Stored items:

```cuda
template <int K>
__global__ void genome_ivom_kernel(const unsigned long long* __restrict__ tables, int kmin, long long space,
                                   double2* __restrict__ ig) {
    const uint32_t kappa = blockIdx.x * blockDim.x + threadIdx.x;
    if (kappa < pow4(K)) genome_ivom_entry<K>(tables, kmin, space, ig, kappa);
}

template <int K, typename Fwd>
__global__ void __launch_bounds__(256)
finalize_ivom_kernel(const Fwd fwd, unsigned long long* __restrict__ tables, unsigned long long* __restrict__ valid_kmax,
                     int kmin, long long space, double2* __restrict__ ig) {
    namespace cg = cooperative_groups;
    cg::grid_group grid = cg::this_grid();
    constexpr int R = K > 4 ? K - 4 : 0;
    __shared__ unsigned long long lvl[2][256];
    __shared__ unsigned long long red[8];
    fwd.arrive_and_wait();
    for (uint32_t root = blockIdx.x; root < pow4(R); root += gridDim.x) {
        forward_totals_body<K, Fwd>(fwd, tables, valid_kmax, root, lvl, red);
        __syncthreads();
    }
    grid.sync();
    if (R > 1) {
        if (blockIdx.x == 0) forward_low_body<K, Fwd>(fwd, tables);
        grid.sync();
    }
    const uint32_t gtid = blockIdx.x * 256 + threadIdx.x, gstride = gridDim.x * 256;
    for (uint32_t i = gtid; i < lvl_off(K + 1); i += gstride) symmetrise_entry<K>(tables, i);
    grid.sync();
    const long long sp = fwd.space(space);
    for (uint32_t kappa = gtid; kappa < pow4(K); kappa += gstride) genome_ivom_entry<K>(tables, kmin, sp, ig, kappa);
}

using frisk_internal::check_k;
using frisk_internal::sm_count_cached;
#define CK(call) FRISK_CK(call)

template <int K>
int launch_background(const uint32_t* codes, const uint32_t* inv, const uint32_t* low, uint64_t w_lo, uint64_t w_hi,
                      int mask_host, uint64_t* fwd, cudaStream_t st, const unsigned long long* d_range = nullptr) {
    constexpr uint32_t NB = pow4(K);
    constexpr uint32_t NW = NB / 2u;
    const size_t smem = (size_t)NW * 4;
    CK(cudaFuncSetAttribute(bg_count_kernel<K>, cudaFuncAttributeMaxDynamicSharedMemorySize, (int)smem));
    const uint64_t n_words = w_hi - w_lo;
    int grid = sm_count_cached();
    if (grid <= 0) return FRISK_E_NO_DEVICE;
    const uint64_t want = (n_words + 2047) / 2048;
    if ((uint64_t)grid > want) grid = want ? (int)want : 1;
    uint32_t* partial = nullptr;
    if (NB >= 4096u && grid > 1) {
        int rc = frisk_internal::pool_ready();
        if (rc) return rc;
        CK(cudaMallocAsync((void**)&partial, (size_t)grid * NW * sizeof(uint32_t), st));
    }
    bg_count_kernel<K><<<grid, kThreads, smem, st>>>(codes, inv, low, w_lo, w_hi, mask_host,
                                                      reinterpret_cast<unsigned long long*>(fwd), partial, d_range);
    if (partial) {
        bg_reduce_kernel<K><<<(NW + 31) / 32, 256, 0, st>>>(partial, grid, reinterpret_cast<unsigned long long*>(fwd));
        CK(cudaFreeAsync(partial, st));
    }
    CK(cudaGetLastError());
    return FRISK_OK;
}

template <int K, typename Fwd>
int launch_finalize(const Fwd f, int symmetric, uint64_t* tables, uint64_t* valid, cudaStream_t st) {
    constexpr int R = K > 4 ? K - 4 : 0;
    auto t = reinterpret_cast<unsigned long long*>(tables);
    if (valid) CK(cudaMemsetAsync(valid, 0, sizeof(uint64_t), st));
    forward_totals_kernel<K, Fwd><<<pow4(R), 256, 0, st>>>(f, t, reinterpret_cast<unsigned long long*>(valid));
    if (R > 1) forward_low_kernel<K, Fwd><<<1, 64, 0, st>>>(f, t);
    if (symmetric) symmetrise_kernel<K><<<(lvl_off(K + 1) + 255) / 256, 256, 0, st>>>(t);
    CK(cudaGetLastError());
    return FRISK_OK;
}

template <int K, typename Fwd>
int launch_finalize_ivom(Fwd f, int kmin, int64_t space, uint64_t* tables, uint64_t* valid, double* ig, cudaStream_t st) {
    auto kern = finalize_ivom_kernel<K, Fwd>;
    static std::atomic<int> cached[64];
    int dev = 0;
    CK(cudaGetDevice(&dev));
    int per_sm = cached[dev & 63].load(std::memory_order_acquire);
    if (per_sm == 0) {
        CK(cudaOccupancyMaxActiveBlocksPerMultiprocessor(&per_sm, kern, 256, 0));
        if (per_sm > 0) cached[dev & 63].store(per_sm, std::memory_order_release);
    }
    const int sms = sm_count_cached();
    if (sms <= 0) return FRISK_E_NO_DEVICE;
    if (per_sm < 1) return FRISK_E_UNSUPPORTED;
    int grid = sms * (per_sm > 2 ? 2 : per_sm);
    if (valid) CK(cudaMemsetAsync(valid, 0, sizeof(uint64_t), st));
    unsigned long long* t = reinterpret_cast<unsigned long long*>(tables);
    unsigned long long* v = reinterpret_cast<unsigned long long*>(valid);
    long long sp = (long long)space;
    double2* g = reinterpret_cast<double2*>(ig);
    void* args[] = {(void*)&f, (void*)&t, (void*)&v, (void*)&kmin, (void*)&sp, (void*)&g};
    CK(cudaLaunchCooperativeKernel((const void*)kern, dim3((unsigned)grid), dim3(256), args, 0, st));
    return FRISK_OK;
}

template <int K>
int launch_genome_ivom(const uint64_t* tables, int kmin, int64_t space, double* ig, cudaStream_t st) {
    const uint32_t n = pow4(K);
    const int bs = 256;
    genome_ivom_kernel<K><<<(n + bs - 1) / bs, bs, 0, st>>>(reinterpret_cast<const unsigned long long*>(tables), kmin,
                                                           (long long)space, reinterpret_cast<double2*>(ig));
    CK(cudaGetLastError());
    return FRISK_OK;
}

int peer_fwd(const uint64_t* const* d_fwd_peers, uint64_t* const* d_flag_peers, int rank, int world, uint64_t epoch, PeerFwd* f) {
    if (world > kMaxPeers) return FRISK_E_UNSUPPORTED;
    f->n = world;
    f->rank = rank;
    f->epoch = d_flag_peers ? epoch : 0;
    for (int q = 0; q < kMaxPeers; ++q) { f->p[q] = nullptr; f->flags[q] = nullptr; }
    for (int q = 0; q < world; ++q) {
        if (!d_fwd_peers[q] || (d_flag_peers && !d_flag_peers[q])) return FRISK_E_INVALID;
        f->p[q] = reinterpret_cast<const unsigned long long*>(d_fwd_peers[q]);
        if (d_flag_peers) f->flags[q] = reinterpret_cast<unsigned long long*>(d_flag_peers[q]);
    }
    return FRISK_OK;
}

}

int frisk_internal::finalize_ivom(const uint64_t* d_fwd, const uint64_t* const* d_fwd_peers, uint64_t* const* d_flag_peers, int rank,
                                  int world, uint64_t epoch, int kmin, int kmax, int64_t space, const long long* space_dev,
                                  uint64_t* tables, uint64_t* valid, double* ig, cudaStream_t st) {
    int rc;
    if (kmax > FRISK_B200_FAST_K) {
        if (world > 0 || space_dev) return FRISK_E_UNSUPPORTED;
        if ((rc = frisk_internal::general_finalize(d_fwd, kmax, 1, tables, valid, st))) return rc;
        return frisk_internal::general_genome_ivom(tables, kmin, kmax, space, ig, st);
    }
    if (world == 0) {
        const LocalFwd f{reinterpret_cast<const unsigned long long*>(d_fwd), space_dev};
        DISPATCH_K(kmax, (launch_finalize_ivom<K, LocalFwd>(f, kmin, space, tables, valid, ig, st)));
    }
    if (space_dev) return FRISK_E_UNSUPPORTED;
    PeerFwd f;
    if ((rc = peer_fwd(d_fwd_peers, d_flag_peers, rank, world, epoch, &f))) return rc;
    DISPATCH_K(kmax, (launch_finalize_ivom<K, PeerFwd>(f, kmin, space, tables, valid, ig, st)));
}

extern "C" {

int frisk_b200_background(const uint32_t* d_codes, const uint32_t* d_inv, const uint32_t* d_low, uint64_t first_base,
                          uint64_t last_base, int kmax, int mask_host, uint64_t* d_fwd, void* stream) {
    if (!d_codes || !d_inv || !d_fwd || (first_base & 31) || (last_base & 31) || last_base < first_base)
        return FRISK_E_INVALID;
    int rc = check_k(1, kmax);
    if (rc) return rc;
    if (last_base == first_base) return FRISK_OK;
    cudaStream_t st = (cudaStream_t)stream;
    if (kmax > FRISK_B200_FAST_K)
        return frisk_internal::general_background(d_codes, d_inv, d_low, first_base >> 5, last_base >> 5, kmax, mask_host, d_fwd, st);
    DISPATCH_K(kmax, launch_background<K>(d_codes, d_inv, d_low, first_base >> 5, last_base >> 5, mask_host, d_fwd, st));
}

}

int frisk_internal::background_device_range(const uint32_t* codes, const uint32_t* inv, const uint32_t* low,
                                            const unsigned long long* d_word_range, uint64_t words_hint, int kmax, int mask_host,
                                            uint64_t* fwd, cudaStream_t st) {
    if (!codes || !inv || !fwd || !d_word_range) return FRISK_E_INVALID;
    int rc = check_k(1, kmax);
    if (rc) return rc;
    if (kmax > FRISK_B200_FAST_K) return FRISK_E_UNSUPPORTED;
    DISPATCH_K(kmax, launch_background<K>(codes, inv, low, 0, words_hint ? words_hint : 1, mask_host, fwd, st, d_word_range));
}

extern "C" {

int frisk_b200_finalize_tables(const uint64_t* d_fwd, int kmax, int symmetric, uint64_t* d_tables, uint64_t* d_valid_kmax,
                               void* stream) {
    if (!d_fwd || !d_tables) return FRISK_E_INVALID;
    int rc = check_k(1, kmax);
    if (rc) return rc;
    cudaStream_t st = (cudaStream_t)stream;
    if (kmax > FRISK_B200_FAST_K) return frisk_internal::general_finalize(d_fwd, kmax, symmetric, d_tables, d_valid_kmax, st);
    const LocalFwd f{reinterpret_cast<const unsigned long long*>(d_fwd)};
    DISPATCH_K(kmax, (launch_finalize<K, LocalFwd>(f, symmetric, d_tables, d_valid_kmax, st)));
}

int frisk_b200_finalize_tables_peers(const uint64_t* const* d_fwd_peers, uint64_t* const* d_flag_peers, int rank, int world,
                                     uint64_t epoch, int kmax, int symmetric, uint64_t* d_tables, uint64_t* d_valid_kmax,
                                     void* stream) {
    if (!d_fwd_peers || !d_tables || world < 1 || rank < 0 || rank >= world) return FRISK_E_INVALID;
    if (d_flag_peers && epoch == 0) return FRISK_E_INVALID;
    int rc = check_k(1, kmax);
    if (rc) return rc;
    if (kmax > FRISK_B200_FAST_K) return FRISK_E_UNSUPPORTED;
    PeerFwd f;
    if ((rc = peer_fwd(d_fwd_peers, d_flag_peers, rank, world, epoch, &f))) return rc;
    cudaStream_t st = (cudaStream_t)stream;
    DISPATCH_K(kmax, (launch_finalize<K, PeerFwd>(f, symmetric, d_tables, d_valid_kmax, st)));
}

int frisk_b200_finalize_ivom(const uint64_t* d_fwd, const uint64_t* const* d_fwd_peers, uint64_t* const* d_flag_peers, int rank,
                             int world, uint64_t epoch, int kmin, int kmax, int64_t genome_space, uint64_t* d_tables,
                             uint64_t* d_valid_kmax, double* d_ig, void* stream) {
    if (!d_tables || !d_ig || (world == 0 && !d_fwd) || (world > 0 && (!d_fwd_peers || rank < 0 || rank >= world)))
        return FRISK_E_INVALID;
    if (world > 0 && d_flag_peers && epoch == 0) return FRISK_E_INVALID;
    int rc = check_k(kmin, kmax);
    if (rc) return rc;
    return frisk_internal::finalize_ivom(d_fwd, d_fwd_peers, d_flag_peers, rank, world, epoch, kmin, kmax, genome_space, nullptr,
                                         d_tables, d_valid_kmax, d_ig, (cudaStream_t)stream);
}

int frisk_b200_genome_ivom(const uint64_t* d_tables, int kmin, int kmax, int64_t genome_space, double* d_ig, void* stream) {
    if (!d_tables || !d_ig) return FRISK_E_INVALID;
    int rc = check_k(kmin, kmax);
    if (rc) return rc;
    cudaStream_t st = (cudaStream_t)stream;
    if (kmax > FRISK_B200_FAST_K) return frisk_internal::general_genome_ivom(d_tables, kmin, kmax, genome_space, d_ig, st);
    DISPATCH_K(kmax, launch_genome_ivom<K>(d_tables, kmin, genome_space, d_ig, st));
}

}
```

### frisk_b200/engine.py

```python
from __future__ import annotations

import ctypes as C
import sys
from dataclasses import dataclass, field
from typing import List, Optional, Sequence, Tuple, Union

import numpy as np

from . import _lib

SeqLike = Union[np.ndarray, bytes, str]


def _torch_loaded() -> bool:
    return "torch" in sys.modules


class DevBuf:

    def __init__(self, nbytes: int):
        p = C.c_void_p()
        _lib.check(_lib.lib().frisk_b200_device_alloc(C.byref(p), int(nbytes)), "frisk_b200_device_alloc")
        self._p, self.nbytes = p, int(nbytes)

# ... 507 lines not shown
        _lib.check(_lib.lib().frisk_b200_score(_ptr(dg.codes), _ptr(dg.inv), _ptr(dg.low), _ptr(d_off), _ptr(d_len), n,
                                               wins.max_len, _ptr(d_ig), kmin, kmax, int(rip), _ptr(d_rows),
                                               _ptr(d_status), _ptr(d_dump), _stream_ptr(dev)), "frisk_b200_score")
    return d_rows, d_status, d_dump


_SLOT_CACHE = {}
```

TASK DIRECTIONS
In the records above, how many lines include "smem"? Reply only with the number.

SOLVED EXERCISE
3